=== WHAT YOU ARE ASKED TO DO ===
For each line of the listing that contains "epsilon", make a copy and return it.

**** GIVEN ENTRIES ****

# smann95/mpmc

Hardware: AMD Instinct MI355X
Metric: MC steps/sec (polarizable, 4096 atoms) (higher is better)
Workload: dtype f64; 1 GPU; PCN-61 cell + 416 BSSP H2, 4096 atoms (2016 frozen), polarizable, Jacobi x4, rc 8 A, FH4; energy() incremental (bit-identical to full); n_atoms=4096, n_polarizable=3264, n_atoms_final=4096, n_polarizable_final=3264, walkers=1, parallelism=1 independent walkers, 1 per GPU, collective=none (single walker, no launcher), rccl_ranks=1

## Files before the change

### include/mpmc_hip.h

```cpp
#ifndef MPMC_HIP_H
#define MPMC_HIP_H

#include <stddef.h>
#include <stdint.h>

#ifdef __cplusplus
extern "C" {
#endif

#define MPMC_HIP_ABI_VERSION 1

typedef struct mpmc_hip_ctx mpmc_hip_ctx;
typedef struct mpmc_hip_comm mpmc_hip_comm;

typedef struct mpmc_hip_params {
    double temperature;
    int rd_only;
    int rd_lrc;
    int feynman_hibbs;
    int feynman_hibbs_order;
    int ewald_alpha_set;
    double ewald_alpha;
    int ewald_kmax;
    int polarization;
    double polar_damp;
    int polar_max_iter;
    double polar_precision;
    double polar_gamma;
    int polar_gs;
    int polar_gs_ranked;
    int polar_sor;
    int polar_esor;
    int polar_palmo;
    int polar_rrms;
    int polar_zodid;
    int polar_wolf;
    double polar_wolf_alpha;
    int polar_ewald;
    int polar_ewald_alpha_set;
    double polar_ewald_alpha;
    int wolf;
} mpmc_hip_params;

typedef struct mpmc_hip_result {
    double energy;
    double rd_energy;
    double coulombic_energy;
    double polarization_energy;
    double es_real, es_recip, es_self;
    double dipole_rrms;
    double volume, cutoff, ewald_alpha, polar_ewald_alpha;
    int polar_iterations;
    int iter_success;
    int n_atoms;
    int status;
} mpmc_hip_result;

typedef struct mpmc_hip_timings {
    float pair_ms;
    float recip_ms;
    float field_ms;
    float amatrix_ms;
    float sweep_ms;
    float palmo_ms;
    float other_ms;
    float total_ms;
    int sweep_count;
    int amatrix_count;
    int graph_steps;
    float event_pair_ms;
    int event_pair_count;
    int spec_rank_redos;
    int resident_calls;
    int resident_fallbacks;
} mpmc_hip_timings;

const char *mpmc_hip_last_error(void);
int mpmc_hip_abi_version(void);
int mpmc_hip_device_count(void);

int mpmc_hip_create(mpmc_hip_ctx **ctx, int device, int max_atoms);
void mpmc_hip_destroy(mpmc_hip_ctx *ctx);

int mpmc_hip_set_option(mpmc_hip_ctx *ctx, const char *name, int value);

void mpmc_hip_default_params(mpmc_hip_params *p);
int mpmc_hip_set_params(mpmc_hip_ctx *ctx, const mpmc_hip_params *p);

int mpmc_hip_set_box(mpmc_hip_ctx *ctx, const double basis[9], double pbc_cutoff);

int mpmc_hip_scale_box(mpmc_hip_ctx *ctx, const double basis[9], double pbc_cutoff,
                       int n_molecules, const double *delta );

int mpmc_hip_upload(mpmc_hip_ctx *ctx, int n, const double *x, const double *y, const double *z,
                    const double *charge, const double *polarizability, const double *epsilon,
                    const double *sigma, const double *mass, const int *molecule, const uint8_t *frozen);

typedef struct mpmc_hip_disp_params {
    int disp_expansion;
    int damp_dispersion;
    int extrapolate_disp_coeffs;
    int schmidt_mixing;
} mpmc_hip_disp_params;

int mpmc_hip_set_dispersion(mpmc_hip_ctx *ctx, const mpmc_hip_disp_params *p, int n, const double *c6, const double *c8,
                            const double *c10);

int mpmc_hip_set_axilrod_teller(mpmc_hip_ctx *ctx, int enable, int n, const double *c9);
int mpmc_hip_get_three_body_energy(mpmc_hip_ctx *ctx, double *out);

int mpmc_hip_set_rd_crystal(mpmc_hip_ctx *ctx, int order);

int mpmc_hip_update_atoms(mpmc_hip_ctx *ctx, int first, int count, const double *x, const double *y,
                          const double *z);

int mpmc_hip_insert_molecule(mpmc_hip_ctx *ctx, int count, const double *x, const double *y, const double *z,
                             const double *charge, const double *polarizability, const double *epsilon,
                             const double *sigma, const double *mass, int frozen, int *first_slot);
int mpmc_hip_remove_molecule(mpmc_hip_ctx *ctx, int first_slot, int count);
int mpmc_hip_set_sweep_order(mpmc_hip_ctx *ctx, int count, const int *slots);
int mpmc_hip_slot_count(mpmc_hip_ctx *ctx);
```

****

=== RESPONSE AREA ===
                    const double *charge, const double *polarizability, const double *epsilon,
                             const double *charge, const double *polarizability, const double *epsilon,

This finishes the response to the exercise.